> WORK TO BE COMPLETED: Go through the data and copy each line where the string "lines" appears.

> EXTRACTED MATERIAL:
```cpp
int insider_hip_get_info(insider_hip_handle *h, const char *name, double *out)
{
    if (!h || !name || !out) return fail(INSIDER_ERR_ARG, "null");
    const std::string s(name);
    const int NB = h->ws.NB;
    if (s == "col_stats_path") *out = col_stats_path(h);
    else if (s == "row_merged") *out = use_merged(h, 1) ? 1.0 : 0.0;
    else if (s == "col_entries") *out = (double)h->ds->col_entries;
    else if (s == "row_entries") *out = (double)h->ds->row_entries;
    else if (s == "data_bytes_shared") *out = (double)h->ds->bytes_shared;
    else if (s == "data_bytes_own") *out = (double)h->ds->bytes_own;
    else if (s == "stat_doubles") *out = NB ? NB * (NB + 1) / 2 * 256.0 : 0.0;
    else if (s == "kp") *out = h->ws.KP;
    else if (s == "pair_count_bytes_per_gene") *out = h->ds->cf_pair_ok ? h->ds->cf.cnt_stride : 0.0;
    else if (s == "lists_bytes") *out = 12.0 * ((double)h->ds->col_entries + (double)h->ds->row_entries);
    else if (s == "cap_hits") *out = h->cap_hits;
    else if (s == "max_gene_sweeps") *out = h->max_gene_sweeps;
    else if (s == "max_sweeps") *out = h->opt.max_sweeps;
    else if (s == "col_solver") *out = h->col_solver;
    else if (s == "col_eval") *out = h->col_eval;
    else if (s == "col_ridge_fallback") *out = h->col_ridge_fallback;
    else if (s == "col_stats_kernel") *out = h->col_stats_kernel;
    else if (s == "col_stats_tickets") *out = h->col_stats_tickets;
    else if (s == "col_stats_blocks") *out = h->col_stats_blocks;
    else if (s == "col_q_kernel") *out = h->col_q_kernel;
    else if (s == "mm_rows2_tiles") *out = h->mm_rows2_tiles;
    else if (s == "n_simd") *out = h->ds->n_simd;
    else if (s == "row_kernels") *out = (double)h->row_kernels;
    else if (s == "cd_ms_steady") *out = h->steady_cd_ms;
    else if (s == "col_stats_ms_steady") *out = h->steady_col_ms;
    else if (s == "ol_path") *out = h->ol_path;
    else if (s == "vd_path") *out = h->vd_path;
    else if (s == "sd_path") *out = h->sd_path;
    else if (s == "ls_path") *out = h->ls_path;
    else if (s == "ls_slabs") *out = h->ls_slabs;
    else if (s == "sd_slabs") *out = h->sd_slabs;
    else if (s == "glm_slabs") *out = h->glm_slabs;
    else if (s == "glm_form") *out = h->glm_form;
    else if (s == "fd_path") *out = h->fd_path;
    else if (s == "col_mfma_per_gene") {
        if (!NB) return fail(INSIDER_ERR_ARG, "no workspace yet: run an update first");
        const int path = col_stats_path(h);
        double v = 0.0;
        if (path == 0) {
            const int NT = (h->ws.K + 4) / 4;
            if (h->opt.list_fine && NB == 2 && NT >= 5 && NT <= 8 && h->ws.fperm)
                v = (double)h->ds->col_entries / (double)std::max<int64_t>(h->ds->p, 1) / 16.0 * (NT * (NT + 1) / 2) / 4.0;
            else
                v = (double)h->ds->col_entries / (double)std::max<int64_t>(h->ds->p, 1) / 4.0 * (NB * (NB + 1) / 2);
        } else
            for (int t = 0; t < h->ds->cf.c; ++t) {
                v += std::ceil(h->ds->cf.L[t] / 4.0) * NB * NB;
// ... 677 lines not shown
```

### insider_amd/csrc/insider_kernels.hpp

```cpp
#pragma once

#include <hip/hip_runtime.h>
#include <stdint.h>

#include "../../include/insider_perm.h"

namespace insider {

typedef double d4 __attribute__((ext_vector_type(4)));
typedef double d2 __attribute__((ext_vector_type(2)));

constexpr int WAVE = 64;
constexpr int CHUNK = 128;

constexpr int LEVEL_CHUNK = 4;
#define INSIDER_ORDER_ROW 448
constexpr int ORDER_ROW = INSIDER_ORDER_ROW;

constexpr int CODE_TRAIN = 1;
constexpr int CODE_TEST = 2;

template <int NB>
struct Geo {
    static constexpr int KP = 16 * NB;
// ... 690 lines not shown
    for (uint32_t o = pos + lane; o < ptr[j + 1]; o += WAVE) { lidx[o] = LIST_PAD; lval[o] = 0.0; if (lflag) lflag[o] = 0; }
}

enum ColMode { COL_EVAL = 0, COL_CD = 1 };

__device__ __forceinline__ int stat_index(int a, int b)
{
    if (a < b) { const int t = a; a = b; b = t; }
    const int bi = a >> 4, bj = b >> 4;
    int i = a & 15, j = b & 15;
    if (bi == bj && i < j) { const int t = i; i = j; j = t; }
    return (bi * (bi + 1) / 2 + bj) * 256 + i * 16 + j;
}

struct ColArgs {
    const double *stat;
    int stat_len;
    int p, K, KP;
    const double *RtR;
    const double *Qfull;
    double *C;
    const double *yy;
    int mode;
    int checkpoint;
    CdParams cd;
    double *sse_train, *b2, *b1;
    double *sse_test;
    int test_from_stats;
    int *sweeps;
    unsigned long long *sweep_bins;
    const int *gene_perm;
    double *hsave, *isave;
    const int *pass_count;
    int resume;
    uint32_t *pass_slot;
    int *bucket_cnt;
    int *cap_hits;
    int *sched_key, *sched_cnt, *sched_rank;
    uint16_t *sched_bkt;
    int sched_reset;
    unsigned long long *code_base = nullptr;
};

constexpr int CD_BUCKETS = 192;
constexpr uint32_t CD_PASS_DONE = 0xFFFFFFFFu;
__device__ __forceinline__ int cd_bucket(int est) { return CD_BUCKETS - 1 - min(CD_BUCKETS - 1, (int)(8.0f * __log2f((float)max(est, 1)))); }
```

> SOLUTION:
// ... 677 lines not shown
// ... 690 lines not shown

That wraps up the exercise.